DATA UNDER STUDY →

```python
def check(rc, what):
    if rc != 0:
        msg = load().p4v_last_error().decode("utf-8", "replace")
        if rc == -2:
            raise NotImplementedError(f"{what}: {msg}")
        raise RuntimeError(f"{what} failed (code {rc}): {msg}")


def source_hash():
    import hashlib
# ... 7 lines not shown
```

ptq4vit_amd/csrc/p4v_api.hip:

```cpp
#include <hip/hip_runtime.h>

#include <algorithm>
#include <atomic>
#include <climits>
#include <cstdarg>
#include <cstdio>
#include <condition_variable>
#include <cstring>
#include <deque>
#include <functional>
#include <thread>
#include <mutex>
#include <string>
#include <unordered_map>
#include <type_traits>
#include <vector>

#include "../../include/ptq4vit_hip.h"
#include "../../include/ptq4vit_hip_debug.h"
#include "p4v_kernels.h"

using namespace p4v;

namespace {
// ... 396 lines not shown
    for (auto& m : g_mir) if (m.dev == dev) return &m;
    return nullptr;
}
void attach_mirror(SelectParams& sl) {
    sl.iv_host = nullptr; sl.aux_host = nullptr;
    IvMirror* mi = mirror_of(sl.interval);
    IvMirror* ma = mirror_of(sl.aux_out);
    if (mi) mi->valid = false;
    if (ma) ma->valid = false;
    if (mi && sl.nj <= MIR_SLOT && sl.out_off == 0 && (sl.nj == 1 || sl.out_js == 1)) { sl.iv_host = mi->host; mi->valid = true; mi->count = sl.nj; }
    if (ma && sl.nj <= MIR_SLOT) { sl.aux_host = ma->host; ma->valid = true; ma->count = sl.nj; }
}

void metric_epi(int metric, int* epi, int* wt_mode) {
    switch (metric) {
        case P4V_METRIC_L1_NORM: *epi = EPI_ABS; *wt_mode = 0; break;
        case P4V_METRIC_L2_NORM: *epi = EPI_SQ; *wt_mode = 0; break;
        case P4V_METRIC_LINEAR_WEIGHTED_L2: *epi = EPI_W_SQ; *wt_mode = 3; break;
        case P4V_METRIC_SQUARE_WEIGHTED_L2: *epi = EPI_SQ_W; *wt_mode = 2; break;
        case P4V_METRIC_HESSIAN: *epi = EPI_SQ_W; *wt_mode = 1; break;
        default: *epi = EPI_COS; *wt_mode = 0; break;
    }
}

int launch_absmax(Ctx& c, const float* src, const long (&st)[4], int D0, int D1, int R, int C, int nV, int nH,
                  int crb_r, int crb_c, int signed_max, unsigned* out) {
    if (c.dry) return 0;
    CHK(q_fill(c, out, 0, sizeof(unsigned) * (size_t)D1 * nV * nH));
    AbsMaxParams p{src, st[0], st[1], st[2], st[3], D0, D1, R, C, nV, nH, crb_r, crb_c, 0, signed_max, out};
    p.row_tile = std::max(1, std::min(crb_r, std::max(1, 8192 / std::max(1, std::min(crb_c, C)))));
    const int tiles_per_v = cdiv(crb_r, p.row_tile);
    dim3 grid(tiles_per_v * nV * nH, D1, D0);
    return enqueue(c, KERN(AbsMaxParams, k_absmax), grid, dim3(256), 0, p);
}

int launch_interval(Ctx& c, const unsigned* enc, int n, float denom, int broadcast, float* interval) {
    if (c.dry) return 0;
    return enqueue(c, KERN(IntervalParams, k_interval_from_max), dim3(cdiv(n, 64)), dim3(64), 0, IntervalParams{enc, n, denom, broadcast, interval});
}

int launch_cands(Ctx& c, const float* mult, const float* interval, int ncand, int nblk, float* cands) {
    if (c.dry) return 0;
    return enqueue(c, KERN(CandsParams, k_make_cands), dim3(cdiv((long)ncand * nblk, 256)), dim3(256), 0, CandsParams{mult, interval, ncand, nblk, cands});
}

int launch_scale(Ctx& c, ScaleParams p) {
    if (c.dry) return 0;
    return enqueue(c, KERN(ScaleParams, k_scale_table), dim3(cdiv((long)p.C * p.nblk, 256)), dim3(256), 0, p);
}

std::atomic<int> g_cvt_state{0};
void cvt_probe(hipStream_t stream) {
    if (g_cvt_state.load(std::memory_order_acquire) != 0) return;
    static std::mutex mu;
    std::lock_guard<std::mutex> lk(mu);
    if (g_cvt_state.load(std::memory_order_acquire) != 0) return;
    static unsigned* scratch = nullptr;
    if (!scratch && hipMalloc(&scratch, 8 * sizeof(unsigned)) != hipSuccess) { (void)hipGetLastError(); scratch = nullptr; return; }
    unsigned h[5] = {9, 9, 9, 9, 9};
    hipLaunchKernelGGL(k_probe_cvt, dim3(1), dim3(64), 0, stream, scratch);
    if (hipGetLastError() != hipSuccess || hipMemcpyAsync(h, scratch, sizeof h, hipMemcpyDeviceToHost, stream) != hipSuccess ||
        hipStreamSynchronize(stream) != hipSuccess) { (void)hipGetLastError(); return; }
    const bool sat = h[3] == 0 && h[4] == 255;
    const int st = (sat && h[0] == 0 && h[1] == 1 && h[2] == 2) ? 1 : (sat && h[0] == 1 && h[1] == 2 && (h[2] == 2 || h[2] == 3)) ? 2 : 3;
    if (tune(TUNE_PRINT) > 0) fprintf(stderr, "[p4v] v_cvt_pk_u8_f32(0.7, 1.5, 2.5, -3, 300) = %u %u %u %u %u -> mode %d\n", h[0], h[1], h[2], h[3], h[4], st);
    g_cvt_state.store(st, std::memory_order_release);
// ... 862 lines not shown
    bool conv; PackParams conv_pk;
    int k_cap;
};
int slice_alloc(Ctx& c, SliceCache* sc, const SliceGeo& g, bool keep, bool bump) {
    if (sc->assigned) {
        if (sc->k != g.k_cap) return fail(P4V_ERR_INVALID, "slice cache reused with another geometry");
        return 0;
    }
    if (!keep && !bump) return 0;
    const long zrows = (long)g.segs * g.seg_rows, out_elems = (long)g.segs * g.k_cap * g.Ncols, row_elems = (long)g.segs * g.k_cap * g.K;
    if (keep) {
        sc->idx = reinterpret_cast<int*>(c.ws.get_top((size_t)g.segs * g.k_cap * sizeof(int)));
        sc->mass = reinterpret_cast<float*>(c.ws.get_top((size_t)zrows * sizeof(float)));
        sc->Os = reinterpret_cast<float*>(c.ws.get_top((size_t)out_elems * sizeof(float)));
        sc->Gs = reinterpret_cast<float*>(c.ws.get_top((size_t)out_elems * sizeof(float)));
        sc->Rs = reinterpret_cast<float*>(c.ws.get_top((size_t)row_elems * sizeof(float)));
        sc->frac = reinterpret_cast<float*>(c.ws.get_top(256));
        sc->assigned = true;
    } else {
        sc->idx = c.ws.get<int>((size_t)g.segs * g.k_cap);
        sc->mass = c.ws.get<float>((size_t)zrows);
        sc->Os = c.ws.get<float>((size_t)out_elems);
        sc->Gs = c.ws.get<float>((size_t)out_elems);
        sc->Rs = c.ws.get<float>((size_t)row_elems);
    }
    sc->k = g.k_cap;
    return 0;
}
int slice_fill(Ctx& c, SliceCache* sc, const SliceGeo& g, bool host_sync_ok) {
    const long zrows = (long)g.segs * g.seg_rows;
    const void* wsrc = g.G ? (const void*)g.G : (const void*)g.O;
    const bool new_idx = sc->idx_src != wsrc || sc->idx_wt != g.wt_mode || (g.wt_mode != 1 && sc->o_src != g.O);
    if (new_idx) {
        CHK(enqueue(c, KERN(RowMassParams, k_row_mass), dim3((unsigned)cdiv(zrows, 4)), dim3(256), 0, RowMassParams{g.G ? g.G : g.O, g.O, zrows, (long)g.Ncols, g.wt_mode, sc->mass}));
        CHK(enqueue(c, KERN(TopkParams, k_topk_rows), dim3(g.segs), dim3(1024), 0, TopkParams{sc->mass, g.seg_rows, g.k, sc->idx}));
        sc->idx_src = wsrc; sc->idx_wt = g.wt_mode;
        sc->o_src = sc->g_src = sc->r_src = nullptr;
        if (sc->frac && host_sync_ok && !(g_variant & 8388608)) {
            float f = 1.0f;
            int* hm = host_mirror(c);
            CHK(enqueue(c, KERN(MassFracParams, k_mass_fraction), dim3(1), dim3(1024), 0,
                        MassFracParams{sc->mass, zrows, sc->idx, g.segs, g.seg_rows, g.k, sc->frac, hm ? reinterpret_cast<float*>(hm + 4) : nullptr}));
            if (!hm) CHK(q_d2h(c, &f, sc->frac, sizeof f));
            CHK(q_sync(c));
            if (hm) f = *reinterpret_cast<volatile float*>(hm + 4);
            if (tune(TUNE_PRINT) > 0) fprintf(stderr, "[p4v] slice holds %.4f of the metric weight (%d x %d of %d rows)\n", f, g.segs, g.k, g.seg_rows);
            sc->frac_host = f;
            if (g.k < g.k_cap && !(f >= 0.97f)) {
                SliceGeo g2 = g;
                g2.k = g.k_cap;
                sc->idx_src = nullptr;
                return slice_fill(c, sc, g2, host_sync_ok);
            }
            const bool big_pass = zrows >= (tune(TUNE_LOOSE_ROWS) > 0 ? (long)tune(TUNE_LOOSE_ROWS) : 65536L);
            if (!(f >= (tune(TUNE_LOOSE_PCT) > 0 ? 0.01f * tune(TUNE_LOOSE_PCT) : big_pass ? 0.05f : 0.5f))) { sc->loose = true; return 0; }
        }
        sc->k_eff = g.k;
    }
    const int rows = g.segs * g.k;
    int gather_rc = 0;
    auto gather = [&](const float* src, long s0, long s3, int d3, float* dst, int seg, int zdiv, long sz2, long sz) {
        GatherParams gp{src, s0, 0, 0, s3, 1, 1, d3, sc->idx, rows, dst, seg, zdiv, sz2, sz};
        const long total = (long)rows * d3;
        if (const int r_ = enqueue(c, KERN(GatherParams, k_gather), dim3((unsigned)std::min<long>(cdiv(total, 256), 256L * 16)), dim3(256), 0, gp)) gather_rc = r_;
    };
    const int seg = g.lin ? 0 : g.k;
    const long o_seg = (long)g.seg_rows * g.Ncols;
    if (sc->o_src != g.O) { gather(g.O, g.o_ms, 1, g.Ncols, sc->Os, seg, 1, o_seg, 0); sc->o_src = g.O; }
    if (g.G && sc->g_src != g.G) { gather(g.G, g.o_ms, 1, g.Ncols, sc->Gs, seg, 1, o_seg, 0); sc->g_src = g.G; }
    if (sc->r_src != g.row_src) {
        if (g.conv) {
            const long total = (long)rows * g.K;
            CHK(enqueue(c, KERN(GatherIm2colParams, k_gather_im2col), dim3((unsigned)std::min<long>(cdiv(total, 256), 256L * 16)), dim3(256), 0, GatherIm2colParams{g.conv_pk, sc->idx, rows, sc->Rs}));
        } else if (g.lin) gather(g.row_src, g.s_r, 1, g.K, sc->Rs, 0, 1, 0, 0);
        else gather(g.row_src, g.s_r, g.s_k, g.K, sc->Rs, g.k, g.zdiv, g.s_z2, g.s_z);
        sc->r_src = g.row_src;
        sc->aplane.valid = false;
    }
    return gather_rc;
}

bool prune_ok(const Pass& ps) {
    if (!ps.prunable || !(ps.i8 || ps.prunable_f32) || ps.epi == EPI_COS || ps.store_out || ps.scores_out || ps.best_out || ps.crange || ps.no_select) return false;
    if ((g_variant & 4194304) || ps.eq_n < 32 || ps.nj < 1 || ps.nj > 4096) return false;
    return true;
}
int launch_pass_select(Ctx& c, const Pass& ps, const float* scores) {
    SelectParams sl{scores, ps.eq_n, ps.nj, ps.cands, ps.cand_cs, ps.cand_js, ps.cand_off, ps.interval, ps.out_js,
                    ps.out_off, ps.aux_out, ps.aux_div, ps.scores_out, ps.scores_out_ld, ps.best_out};
    return launch_select(c, sl);
}

#define PRUNE_COUNT(i) do { if (!c.dry) g_prune_cnt[i].fetch_add(1, std::memory_order_relaxed); } while (0)
constexpr int PRUNE_FP32_CHAIN = 128 + 6;
inline float prune_margin() { return std::max(1e-4f, 4.0f * 2.0f * (float)PRUNE_FP32_CHAIN * 5.9604645e-8f); }
int prune_crosscheck_begin(Ctx& c, const float* interval, int n, std::vector<float>& keep) {
    keep.resize(n);
// ... 1833 lines not shown
    Ctx c{(hipStream_t)stream, Arena(nullptr, 0), false};
    cvt_bias(c);
    PackParams p = pack2d(d_x, rows, cols, cols);
    p.Rp = (int)rows_padded; p.Kp = (int)cols_padded; p.dst = d_q; p.C = n_cands; p.c_inner = layout;
    p.scales = d_scales; p.sc_cs = 1; p.lo = lo; p.hi = hi;
    p.crange = d_crange; p.c_base = 0; p.done = d_done;
    g_pack_general.store(general ? 1 : 0, std::memory_order_relaxed);
    const int r = launch_pack<int8_t>(c, p, live_max);
    g_pack_general.store(0, std::memory_order_relaxed);
    return r;
}

int p4v_debug_gather_im2col(int batch, int in_channels, int height, int width, int kernel_h, int kernel_w, int stride_h, int stride_w,
                            int pad_h, int pad_w, int dil_h, int dil_w, const float* d_x, const int32_t* d_idx, int k, float* d_dst,
                            void* stream) {
    if (!d_x || !d_idx || !d_dst || k <= 0 || batch <= 0 || in_channels <= 0 || height <= 0 || width <= 0 || kernel_h <= 0 ||
        kernel_w <= 0 || stride_h <= 0 || stride_w <= 0 || pad_h < 0 || pad_w < 0 || dil_h <= 0 || dil_w <= 0)
        return fail(P4V_ERR_INVALID, "p4v_debug_gather_im2col: bad argument");
    const int num_h = height + 2 * pad_h - dil_h * (kernel_h - 1) - 1, num_w = width + 2 * pad_w - dil_w * (kernel_w - 1) - 1;
    if (num_h < 0 || num_w < 0) return fail(P4V_ERR_INVALID, "p4v_debug_gather_im2col: bad geometry");
    const int fh = num_h / stride_h + 1, fw = num_w / stride_w + 1;
    PackParams p{};
    p.src = d_x; p.conv = 1; p.ic = in_channels; p.H = height; p.W = width; p.kh = kernel_h; p.kw = kernel_w;
    p.sh = stride_h; p.sw = stride_w; p.ph = pad_h; p.pw = pad_w; p.dh = dil_h; p.dw = dil_w;
    p.fw = fw; p.L = fh * fw;
    p.Z = 1; p.s_z = 0; p.R = batch * fh * fw; p.K = in_channels * kernel_h * kernel_w; p.nblk_r = 1; p.nblk_k = 1;
    p.mode = PACK_RAW;
    Ctx c{(hipStream_t)stream, Arena(nullptr, 0), false};
    const long total = (long)k * p.K;
    return enqueue(c, KERN(GatherIm2colParams, k_gather_im2col), dim3((unsigned)std::min<long>(cdiv(total, 256), 256L * 16)), dim3(256), 0,
                   GatherIm2colParams{p, d_idx, k, d_dst});
}

int p4v_debug_prep_epi6(const float* d_o, const float* d_wt, const float* d_bias, long o_ss, long o_ts, int sr, int tr,
                        int bias_on_t, int wt_mode, int transposed, float* d_e, void* stream) {
    if (!d_o || !d_bias || !d_e || (wt_mode == 1 && !d_wt) || sr <= 0 || tr <= 0 || wt_mode < 0 || wt_mode > 4)
        return fail(P4V_ERR_INVALID, "p4v_debug_prep_epi6: bad argument");
    PrepEpi6Params pe{};
    pe.O = d_o; pe.Wt = d_wt ? d_wt : d_o; pe.bias = d_bias; pe.o_ss = o_ss; pe.o_ts = o_ts; pe.SR = sr; pe.TR = tr;
    pe.bias_on_t = bias_on_t ? 1 : 0; pe.wt_mode = wt_mode; pe.transposed = transposed ? 1 : 0;
    pe.stiles = cdiv(sr, 256); pe.ttiles = cdiv(tr, 64); pe.E = d_e;
    Ctx c{(hipStream_t)stream, Arena(nullptr, 0), false};
    return enqueue(c, KERN(PrepEpi6Params, k_prep_epi6), dim3((unsigned)std::min<long>((long)pe.stiles * pe.ttiles, 256L * 32)), dim3(256), 0, pe);
}
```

EXERCISE BRIEF → Some lines of the records above contain the word "wsrc". How many are there? Reply with the number alone.

RESULT → 3